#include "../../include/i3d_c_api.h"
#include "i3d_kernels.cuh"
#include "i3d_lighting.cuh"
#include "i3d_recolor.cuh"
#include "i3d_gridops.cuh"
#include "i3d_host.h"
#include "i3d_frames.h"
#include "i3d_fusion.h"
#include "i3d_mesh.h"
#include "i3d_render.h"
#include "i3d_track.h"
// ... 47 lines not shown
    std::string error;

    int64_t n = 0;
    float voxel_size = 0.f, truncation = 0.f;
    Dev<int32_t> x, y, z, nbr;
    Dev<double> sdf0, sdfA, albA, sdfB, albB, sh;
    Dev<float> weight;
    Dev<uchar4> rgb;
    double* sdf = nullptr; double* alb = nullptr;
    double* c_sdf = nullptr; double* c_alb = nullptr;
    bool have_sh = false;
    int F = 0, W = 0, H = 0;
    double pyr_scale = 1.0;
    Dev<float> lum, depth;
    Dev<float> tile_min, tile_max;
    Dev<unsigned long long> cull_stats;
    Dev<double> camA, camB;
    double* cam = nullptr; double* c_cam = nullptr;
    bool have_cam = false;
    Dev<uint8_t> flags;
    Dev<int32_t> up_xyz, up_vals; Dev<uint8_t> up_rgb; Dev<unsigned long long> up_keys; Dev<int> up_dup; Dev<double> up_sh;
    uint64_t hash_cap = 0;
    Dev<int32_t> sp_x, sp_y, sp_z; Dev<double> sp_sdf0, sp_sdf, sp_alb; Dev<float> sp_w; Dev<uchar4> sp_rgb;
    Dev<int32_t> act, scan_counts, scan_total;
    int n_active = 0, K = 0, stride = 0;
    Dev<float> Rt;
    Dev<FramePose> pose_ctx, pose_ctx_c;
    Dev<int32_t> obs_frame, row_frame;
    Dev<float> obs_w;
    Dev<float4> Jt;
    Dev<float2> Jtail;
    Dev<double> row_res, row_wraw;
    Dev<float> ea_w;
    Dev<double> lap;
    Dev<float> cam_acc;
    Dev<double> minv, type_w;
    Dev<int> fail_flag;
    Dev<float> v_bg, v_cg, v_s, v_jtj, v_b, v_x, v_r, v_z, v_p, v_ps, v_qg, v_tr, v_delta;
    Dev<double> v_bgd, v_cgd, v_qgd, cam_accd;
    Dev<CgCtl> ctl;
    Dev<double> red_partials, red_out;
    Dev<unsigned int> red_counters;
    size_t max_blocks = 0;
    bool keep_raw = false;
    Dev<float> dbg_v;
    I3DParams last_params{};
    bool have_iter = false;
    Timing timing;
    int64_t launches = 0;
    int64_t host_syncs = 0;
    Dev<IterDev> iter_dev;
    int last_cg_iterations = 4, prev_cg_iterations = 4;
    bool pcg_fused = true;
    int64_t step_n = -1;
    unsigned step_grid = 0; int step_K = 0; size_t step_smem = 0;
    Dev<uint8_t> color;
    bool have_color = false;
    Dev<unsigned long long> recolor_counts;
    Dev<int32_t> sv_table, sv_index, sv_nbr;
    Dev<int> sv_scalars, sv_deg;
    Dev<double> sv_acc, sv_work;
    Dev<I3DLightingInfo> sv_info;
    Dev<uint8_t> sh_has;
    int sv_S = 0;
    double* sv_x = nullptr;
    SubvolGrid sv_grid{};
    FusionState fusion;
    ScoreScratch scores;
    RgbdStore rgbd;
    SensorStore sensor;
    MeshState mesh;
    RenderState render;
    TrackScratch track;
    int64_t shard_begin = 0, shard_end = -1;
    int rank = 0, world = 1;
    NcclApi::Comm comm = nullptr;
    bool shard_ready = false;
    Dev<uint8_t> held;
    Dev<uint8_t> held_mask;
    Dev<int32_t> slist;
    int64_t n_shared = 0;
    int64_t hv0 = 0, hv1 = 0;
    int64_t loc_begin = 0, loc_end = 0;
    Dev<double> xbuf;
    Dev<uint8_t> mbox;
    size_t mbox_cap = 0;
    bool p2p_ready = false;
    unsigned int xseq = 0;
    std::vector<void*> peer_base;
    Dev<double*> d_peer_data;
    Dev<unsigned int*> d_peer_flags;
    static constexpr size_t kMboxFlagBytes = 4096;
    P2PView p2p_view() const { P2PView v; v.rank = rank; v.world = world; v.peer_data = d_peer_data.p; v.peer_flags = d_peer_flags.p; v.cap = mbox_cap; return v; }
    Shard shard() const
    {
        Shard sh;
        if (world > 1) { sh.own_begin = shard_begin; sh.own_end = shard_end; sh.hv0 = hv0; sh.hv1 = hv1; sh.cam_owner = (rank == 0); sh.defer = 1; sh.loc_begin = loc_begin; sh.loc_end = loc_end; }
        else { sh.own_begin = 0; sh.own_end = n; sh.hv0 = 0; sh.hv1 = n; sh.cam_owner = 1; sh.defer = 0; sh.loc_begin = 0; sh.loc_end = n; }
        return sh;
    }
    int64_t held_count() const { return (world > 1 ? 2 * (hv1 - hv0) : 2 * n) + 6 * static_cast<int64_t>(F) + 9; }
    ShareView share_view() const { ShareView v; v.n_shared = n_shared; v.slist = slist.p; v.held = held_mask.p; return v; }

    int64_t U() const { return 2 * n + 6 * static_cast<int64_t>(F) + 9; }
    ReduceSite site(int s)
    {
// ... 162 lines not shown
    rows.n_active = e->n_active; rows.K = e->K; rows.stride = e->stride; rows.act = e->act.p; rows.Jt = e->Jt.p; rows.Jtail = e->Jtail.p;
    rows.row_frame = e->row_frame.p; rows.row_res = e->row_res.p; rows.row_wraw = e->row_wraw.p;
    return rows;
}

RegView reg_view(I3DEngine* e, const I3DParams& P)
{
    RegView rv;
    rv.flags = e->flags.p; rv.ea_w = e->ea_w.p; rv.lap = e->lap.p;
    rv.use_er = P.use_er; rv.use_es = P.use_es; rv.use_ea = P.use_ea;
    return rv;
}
=====
- [What to work on] Without altering a single word, repeat the material.

- [Expected answer]
#include "../../include/i3d_c_api.h"
#include "i3d_kernels.cuh"
#include "i3d_lighting.cuh"
#include "i3d_recolor.cuh"
#include "i3d_gridops.cuh"
#include "i3d_host.h"
#include "i3d_frames.h"
#include "i3d_fusion.h"
#include "i3d_mesh.h"
#include "i3d_render.h"
#include "i3d_track.h"
// ... 47 lines not shown
    std::string error;

    int64_t n = 0;
    float voxel_size = 0.f, truncation = 0.f;
    Dev<int32_t> x, y, z, nbr;
    Dev<double> sdf0, sdfA, albA, sdfB, albB, sh;
    Dev<float> weight;
    Dev<uchar4> rgb;
    double* sdf = nullptr; double* alb = nullptr;
    double* c_sdf = nullptr; double* c_alb = nullptr;
    bool have_sh = false;
    int F = 0, W = 0, H = 0;
    double pyr_scale = 1.0;
    Dev<float> lum, depth;
    Dev<float> tile_min, tile_max;
    Dev<unsigned long long> cull_stats;
    Dev<double> camA, camB;
    double* cam = nullptr; double* c_cam = nullptr;
    bool have_cam = false;
    Dev<uint8_t> flags;
    Dev<int32_t> up_xyz, up_vals; Dev<uint8_t> up_rgb; Dev<unsigned long long> up_keys; Dev<int> up_dup; Dev<double> up_sh;
    uint64_t hash_cap = 0;
    Dev<int32_t> sp_x, sp_y, sp_z; Dev<double> sp_sdf0, sp_sdf, sp_alb; Dev<float> sp_w; Dev<uchar4> sp_rgb;
    Dev<int32_t> act, scan_counts, scan_total;
    int n_active = 0, K = 0, stride = 0;
    Dev<float> Rt;
    Dev<FramePose> pose_ctx, pose_ctx_c;
    Dev<int32_t> obs_frame, row_frame;
    Dev<float> obs_w;
    Dev<float4> Jt;
    Dev<float2> Jtail;
    Dev<double> row_res, row_wraw;
    Dev<float> ea_w;
    Dev<double> lap;
    Dev<float> cam_acc;
    Dev<double> minv, type_w;
    Dev<int> fail_flag;
    Dev<float> v_bg, v_cg, v_s, v_jtj, v_b, v_x, v_r, v_z, v_p, v_ps, v_qg, v_tr, v_delta;
    Dev<double> v_bgd, v_cgd, v_qgd, cam_accd;
    Dev<CgCtl> ctl;
    Dev<double> red_partials, red_out;
    Dev<unsigned int> red_counters;
    size_t max_blocks = 0;
    bool keep_raw = false;
    Dev<float> dbg_v;
    I3DParams last_params{};
    bool have_iter = false;
    Timing timing;
    int64_t launches = 0;
    int64_t host_syncs = 0;
    Dev<IterDev> iter_dev;
    int last_cg_iterations = 4, prev_cg_iterations = 4;
    bool pcg_fused = true;
    int64_t step_n = -1;
    unsigned step_grid = 0; int step_K = 0; size_t step_smem = 0;
    Dev<uint8_t> color;
    bool have_color = false;
    Dev<unsigned long long> recolor_counts;
    Dev<int32_t> sv_table, sv_index, sv_nbr;
    Dev<int> sv_scalars, sv_deg;
    Dev<double> sv_acc, sv_work;
    Dev<I3DLightingInfo> sv_info;
    Dev<uint8_t> sh_has;
    int sv_S = 0;
    double* sv_x = nullptr;
    SubvolGrid sv_grid{};
    FusionState fusion;
    ScoreScratch scores;
    RgbdStore rgbd;
    SensorStore sensor;
    MeshState mesh;
    RenderState render;
    TrackScratch track;
    int64_t shard_begin = 0, shard_end = -1;
    int rank = 0, world = 1;
    NcclApi::Comm comm = nullptr;
    bool shard_ready = false;
    Dev<uint8_t> held;
    Dev<uint8_t> held_mask;
    Dev<int32_t> slist;
    int64_t n_shared = 0;
    int64_t hv0 = 0, hv1 = 0;
    int64_t loc_begin = 0, loc_end = 0;
    Dev<double> xbuf;
    Dev<uint8_t> mbox;
    size_t mbox_cap = 0;
    bool p2p_ready = false;
    unsigned int xseq = 0;
    std::vector<void*> peer_base;
    Dev<double*> d_peer_data;
    Dev<unsigned int*> d_peer_flags;
    static constexpr size_t kMboxFlagBytes = 4096;
    P2PView p2p_view() const { P2PView v; v.rank = rank; v.world = world; v.peer_data = d_peer_data.p; v.peer_flags = d_peer_flags.p; v.cap = mbox_cap; return v; }
    Shard shard() const
    {
        Shard sh;
        if (world > 1) { sh.own_begin = shard_begin; sh.own_end = shard_end; sh.hv0 = hv0; sh.hv1 = hv1; sh.cam_owner = (rank == 0); sh.defer = 1; sh.loc_begin = loc_begin; sh.loc_end = loc_end; }
        else { sh.own_begin = 0; sh.own_end = n; sh.hv0 = 0; sh.hv1 = n; sh.cam_owner = 1; sh.defer = 0; sh.loc_begin = 0; sh.loc_end = n; }
        return sh;
    }
    int64_t held_count() const { return (world > 1 ? 2 * (hv1 - hv0) : 2 * n) + 6 * static_cast<int64_t>(F) + 9; }
    ShareView share_view() const { ShareView v; v.n_shared = n_shared; v.slist = slist.p; v.held = held_mask.p; return v; }

    int64_t U() const { return 2 * n + 6 * static_cast<int64_t>(F) + 9; }
    ReduceSite site(int s)
    {
// ... 162 lines not shown
    rows.n_active = e->n_active; rows.K = e->K; rows.stride = e->stride; rows.act = e->act.p; rows.Jt = e->Jt.p; rows.Jtail = e->Jtail.p;
    rows.row_frame = e->row_frame.p; rows.row_res = e->row_res.p; rows.row_wraw = e->row_wraw.p;
    return rows;
}

RegView reg_view(I3DEngine* e, const I3DParams& P)
{
    RegView rv;
    rv.flags = e->flags.p; rv.ea_w = e->ea_w.p; rv.lap = e->lap.p;
    rv.use_er = P.use_er; rv.use_es = P.use_es; rv.use_ea = P.use_ea;
    return rv;
}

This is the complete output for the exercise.